◆ **Action item**: From the data below, return each line in which the string "shown" is found.

◆ **Data to process**:
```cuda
int bg_encoder_front(const float* x, int64_t N, int32_t F, const float* w1, const float* b1,
                     const float* w2, const float* b2, const int32_t* row_gather, void* out, int out_dtype,
                     int32_t* nonfinite_flag, void* stream_) {
  cudaStream_t stream = static_cast<cudaStream_t>(stream_);
  if (N < 0 || F <= 0 || F > kEncMaxF) return fail(BG_ERR_UNSUPPORTED, "bg_encoder_front: need 0 < n_features <= 32");
  if (N == 0) return BG_OK;
  if (!x || !w1 || !b1 || !w2 || !b2 || !out || !aligned16(out)) return fail(BG_ERR_INVALID, "bg_encoder_front: bad pointer");
  const int smem = (int)sizeof(EncoderSmem);
  const unsigned grid = (unsigned)min64(ceil_div64(N, kEncRows), (int64_t)sm_count() * 3);
#define BG_ENC_CASE(T)                                                                                         \
  {                                                                                                            \
    static bool set = false;                                                                                   \
    if (!set) { BG_CUDA_OK(cudaFuncSetAttribute(k_encoder_front<T>, cudaFuncAttributeMaxDynamicSharedMemorySize, smem)); set = true; } \
    k_encoder_front<T><<<grid, kEncThreads, smem, stream>>>(x, N, F, w1, b1, w2, b2, row_gather, static_cast<T*>(out)); \
  }
#define BG_ENC_MMA_CASE(T)                                                                                     \
  {                                                                                                            \
    const int msmem = (int)sizeof(EncoderMmaSmem);                                                             \
    static bool set = false;                                                                                   \
    if (!set) { BG_CUDA_OK(cudaFuncSetAttribute(k_encoder_front_mma<T>, cudaFuncAttributeMaxDynamicSharedMemorySize, msmem)); set = true; } \
    const unsigned mgrid = (unsigned)min64(ceil_div64(N, 16 * kEncMmaWarps), (int64_t)sm_count() * 2);        \
    k_encoder_front_mma<T><<<mgrid, kEncMmaWarps * 32, msmem, stream>>>(x, N, F, w1, b1, w2, b2, row_gather, static_cast<T*>(out), nonfinite_flag); \
  }
  if (out_dtype == BG_BF16) BG_ENC_MMA_CASE(__nv_bfloat16)
  else if (out_dtype == BG_F16) BG_ENC_MMA_CASE(__half)
  else if (out_dtype == BG_F32) BG_ENC_CASE(float)
  else return fail(BG_ERR_INVALID, "bg_encoder_front: bad out_dtype");
#undef BG_ENC_MMA_CASE
#undef BG_ENC_CASE
  BG_LAUNCH_OK();
  return BG_OK;
}

static size_t generic_hub_bytes(int32_t n_big) {
  return (size_t)n_big * kHubSlices * kHidden * sizeof(float) + (size_t)n_big * sizeof(int32_t) + 256;
}
int bg_aggregate_workspace_bytes(int32_t n_big, size_t* bytes_host) {
  if (!bytes_host || n_big < 0) return fail(BG_ERR_INVALID, "bg_aggregate_workspace_bytes: bad argument");
  *bytes_host = generic_hub_bytes(n_big);
  return BG_OK;
}

static size_t hubfold_bytes(int64_t N, int dtype, int32_t n_big, int32_t max_degree) {
  const unsigned grid = dtype == BG_F32 ? agg_grid<float>(N) : agg_grid<__half>(N);
  const int64_t band = ceil_div64(N > 0 ? N : 1, grid);
  return (size_t)n_big * (size_t)hub_parts(band, max_degree) * kMaxStreamWarps * kHidden * sizeof(float) + 256;
}
int bg_hubfold_workspace_bytes(int64_t N, int dtype, int32_t n_big, int32_t max_degree, size_t* bytes_host) {
  if (!bytes_host || n_big < 0 || N < 0 || max_degree < 0) return fail(BG_ERR_INVALID, "bg_hubfold_workspace_bytes: bad argument");
  const size_t a = generic_hub_bytes(n_big), b = hubfold_bytes(N, dtype, n_big, max_degree);
  *bytes_host = a > b ? a : b;
  return BG_OK;
}

int bg_sage_aggregate(const void* x, void* out, int dtype, int64_t N, int32_t width, const int32_t* rowptr,
                      const int32_t* col, const int32_t* big_rows, int32_t n_big, int aggr,
                      const int32_t* hub_lo, const int32_t* hub_of_row, int32_t hub_max_degree,
                      void* workspace, size_t workspace_bytes, void* stream_) {
  cudaStream_t stream = static_cast<cudaStream_t>(stream_);
  if (N < 0 || n_big < 0) return fail(BG_ERR_INVALID, "bg_sage_aggregate: bad size");
  if (width != 512 && width != 128) return fail(BG_ERR_UNSUPPORTED, "bg_sage_aggregate: width must be 512 or 128");
  if (N == 0) return BG_OK;
  if (!x || !out || !rowptr || !aligned16(x) || !aligned16(out)) return fail(BG_ERR_INVALID, "bg_sage_aggregate: bad pointer");
  if ((hub_lo != nullptr) != (hub_of_row != nullptr)) return fail(BG_ERR_INVALID, "bg_sage_aggregate: hub_lo and hub_of_row go together");
  float* partial = nullptr;
  int32_t* ticket = nullptr;
  HubRangeArgs hr{nullptr, nullptr, 0, nullptr};
  if (n_big > 0) {
    const bool fold = hub_lo != nullptr && width == 512;
    size_t need = generic_hub_bytes(n_big);
    if (fold) { const size_t f = hubfold_bytes(N, dtype, n_big, hub_max_degree); if (f > need) need = f; }
    if (!workspace || workspace_bytes < need || !big_rows) return fail(BG_ERR_WORKSPACE, "bg_sage_aggregate: workspace too small");
    if (fold) {
      hr = HubRangeArgs{hub_lo, hub_of_row, hub_max_degree, static_cast<float*>(workspace)};
    } else {
      partial = static_cast<float*>(workspace);
      ticket = reinterpret_cast<int32_t*>(static_cast<char*>(workspace) + (size_t)n_big * kHubSlices * kHidden * sizeof(float));
      BG_CUDA_OK(cudaMemsetAsync(ticket, 0, sizeof(int32_t) * (size_t)n_big, stream));
    }
  }
  if (dtype == BG_BF16)
    return aggregate_dispatch(static_cast<const __nv_bfloat16*>(x), static_cast<__nv_bfloat16*>(out), N, rowptr, col,
                              big_rows, n_big, aggr, partial, ticket, width, hr, stream);
  if (dtype == BG_F16)
    return aggregate_dispatch(static_cast<const __half*>(x), static_cast<__half*>(out), N, rowptr, col,
                              big_rows, n_big, aggr, partial, ticket, width, hr, stream);
  if (dtype == BG_F32)
    return aggregate_dispatch(static_cast<const float*>(x), static_cast<float*>(out), N, rowptr, col, big_rows, n_big,
                              aggr, partial, ticket, width, hr, stream);
  return fail(BG_ERR_INVALID, "bg_sage_aggregate: bad dtype");
}

static inline int umma_format_of(int dtype) { return dtype == BG_F16 ? 0 : (dtype == BG_BF16 ? 1 : (dtype == BG_F32 ? 2 : -1)); }

static int gemm512_impl(const bg_gemm_segment* segs, int32_t n_seg, int64_t m, int a_dtype, int b_dtype,
                        const bg_epilogue* epi, const bg_fused_aggregate* fuse, void* out, int out_dtype, int64_t ldo,
                        int cta_group, void* stream_) {
  cudaStream_t stream = static_cast<cudaStream_t>(stream_);
  if (!segs || n_seg < 1 || n_seg > BG_MAX_GEMM_SEGMENTS) return fail(BG_ERR_INVALID, "bg_gemm512: bad segment count");
  if (m < 0 || m >= 0x7fffffffLL) return fail(BG_ERR_INVALID, "bg_gemm512: bad m");
  if (m == 0) return BG_OK;
  const int a_fmt = umma_format_of(a_dtype), b_fmt = umma_format_of(b_dtype);
  if (a_fmt < 0 || b_fmt < 0 || a_fmt != b_fmt)
    return fail(BG_ERR_INVALID, "bg_gemm512: a_dtype and b_dtype must be the same (bf16, f16 or f32)");
  if (umma_format_of(out_dtype) < 0) return fail(BG_ERR_INVALID, "bg_gemm512: bad out_dtype");
  if (cta_group != 2) return fail(BG_ERR_UNSUPPORTED, "bg_gemm512: only cta_group = 2 is built");
  const bool tf32 = a_fmt == 2;
  const int esz = tf32 ? 4 : 2, osz = out_dtype == BG_F32 ? 4 : 2;
  const int kblk = kStageKBytes / esz;
  if (!out || !aligned16(out) || (ldo * osz) % 16 != 0 || ldo < kHidden) return fail(BG_ERR_INVALID, "bg_gemm512: bad out/ldo");
  GemmParams p;
  memset(&p, 0, sizeof(p));
  for (int s = 0; s < n_seg; ++s) {
    const bg_gemm_segment& g = segs[s];
    const bool gathered = fuse != nullptr && s == 0;
    if ((!g.a && !gathered) || !g.b || g.k <= 0 || g.k % kblk != 0) return fail(BG_ERR_UNSUPPORTED, "bg_gemm512: k must be a positive multiple of 64 (16-bit) / 32 (tf32)");
    if ((!gathered && (!aligned16(g.a) || (g.lda * esz) % 16 != 0 || g.lda < g.k)) || !aligned16(g.b) || (g.ldb * esz) % 16 != 0 || g.ldb < g.k)
      return fail(BG_ERR_INVALID, "bg_gemm512: operand alignment / leading dimension");
    const int groups = g.b_groups > 1 ? g.b_groups : 1;
    if (groups != (segs[0].b_groups > 1 ? segs[0].b_groups : 1)) return fail(BG_ERR_INVALID, "bg_gemm512: segments disagree on b_groups");
    if (groups > 1 && m != (int64_t)groups * kHidden) return fail(BG_ERR_INVALID, "bg_gemm512: b_groups needs m == b_groups * 512");
    int rc = gathered ? BG_OK : make_operand_map(&p.seg[s].a, g.a, m, g.k, g.lda, (uint32_t)a_fmt);
    if (rc == BG_OK) rc = make_operand_map(&p.seg[s].b, g.b, (int64_t)groups * kHidden, g.k, g.ldb, (uint32_t)b_fmt);
    if (rc != BG_OK) return fail(rc, "bg_gemm512: cuTensorMapEncodeTiled failed");
    p.kblocks[s] = g.k / kblk;
  }
  p.n_seg = n_seg;
  p.b_group_tiles = segs[0].b_groups > 1 ? kHidden / (kTileM * cta_group) : 0;
  p.k_elems_per_block = kblk;
  p.a_fmt = (uint32_t)a_fmt; p.b_fmt = (uint32_t)b_fmt;
  p.n_tiles = (int32_t)ceil_div64(m, kTileM * cta_group);
  p.m = m;
  for (int i = 0; i < kHidden; ++i) { p.bias[i] = 0.f; p.scale[i] = 1.f; p.shift[i] = 0.f; }
  if (epi) {
    if (epi->residual && (!aligned16(epi->residual) || (epi->ldr * osz) % 16 != 0 || epi->ldr < kHidden))
      return fail(BG_ERR_INVALID, "bg_gemm512: bad residual/ldr");
    if (epi->bn_scale_host && !epi->bn_shift_host) return fail(BG_ERR_INVALID, "bg_gemm512: bn_scale without bn_shift");
    if (epi->bias_host) memcpy(p.bias, epi->bias_host, sizeof(float) * kHidden);
    if (epi->bn_scale_host) {
      memcpy(p.scale, epi->bn_scale_host, sizeof(float) * kHidden);
      memcpy(p.shift, epi->bn_shift_host, sizeof(float) * kHidden);
    }
    p.normalize = epi->normalize; p.relu = epi->relu;
    for (int k = 0; k < 2; ++k) {
      if (!epi->gather[k]) break;
      if (!epi->gather_idx[k] || !aligned16(epi->gather[k]) || (epi->gather_ld * osz) % 16 != 0 || epi->gather_ld < kHidden)
        return fail(BG_ERR_INVALID, "bg_gemm512: bad gather operand");
      p.gather[k] = epi->gather[k]; p.gidx[k] = epi->gather_idx[k];
      p.n_gather = k + 1;
    }
    p.gather_ld = epi->gather_ld;
    if (p.n_gather > 0 && (epi->normalize || epi->residual))
      return fail(BG_ERR_UNSUPPORTED, "bg_gemm512: gathered addends cannot be combined with normalize or residual");
    p.residual = epi->residual; p.ldr = epi->ldr;
// ... 977 lines not shown
```

### buckgnn_b200/engine.py

```python
from __future__ import annotations

import os
from dataclasses import dataclass
from typing import Dict, List, Optional, Tuple

import torch

from . import capi

_TORCH = {capi.BG_BF16: torch.bfloat16, capi.BG_F16: torch.float16, capi.BG_F32: torch.float32}
PRECISION_FORMATS = {
    "fp16": (capi.BG_F16, capi.BG_F16),
    "bf16": (capi.BG_BF16, capi.BG_BF16),
    "tf32": (capi.BG_F32, capi.BG_F32),
    "fp32": (capi.BG_F32, capi.BG_F32),
}
PRECISIONS = tuple(PRECISION_FORMATS)


def default_precision(aggr: str) -> str:
    return "fp16" if aggr in ("mean", "max") else "tf32"


def _stream() -> int:
# ... 160 lines not shown
    parts: Tuple[torch.Tensor, ...]
    code: int = capi.BG_F32


def pack_linear(weight: torch.Tensor, precision: str) -> LinearPack:
    w = weight.detach().to(torch.float32).contiguous()
    k = w.shape[1]
    s = _stream()
    code = PRECISION_FORMATS[precision][1]
    if code != capi.BG_F32:
        out = torch.empty(w.shape, dtype=_TORCH[code], device=w.device)
        capi.cast_f32(w.data_ptr(), out.data_ptr(), code, w.numel(), s)
        return LinearPack(k, (out,), code)
    if precision == "tf32":
        return LinearPack(k, (w.clone(),), code)
    hi, lo = torch.empty_like(w), torch.empty_like(w)
    capi.split_tf32(w.data_ptr(), hi.data_ptr(), lo.data_ptr(), w.numel(), s)
    return LinearPack(k, (hi, lo), code)


@dataclass
class SageLayerPack:
    lin_l: LinearPack
    lin_r: LinearPack
    bias: torch.Tensor
    bn_scale: Optional[torch.Tensor]
    bn_shift: Optional[torch.Tensor]


def fold_batchnorm(bn: torch.nn.BatchNorm1d) -> Tuple[torch.Tensor, torch.Tensor]:
    scale = (bn.weight.detach().float() / torch.sqrt(bn.running_var.detach().float() + bn.eps))
    shift = (bn.bias.detach().float() - bn.running_mean.detach().float() * scale)
    return scale.cpu().contiguous(), shift.cpu().contiguous()
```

◆ **Result of the task**:
// ... 977 lines not shown
# ... 160 lines not shown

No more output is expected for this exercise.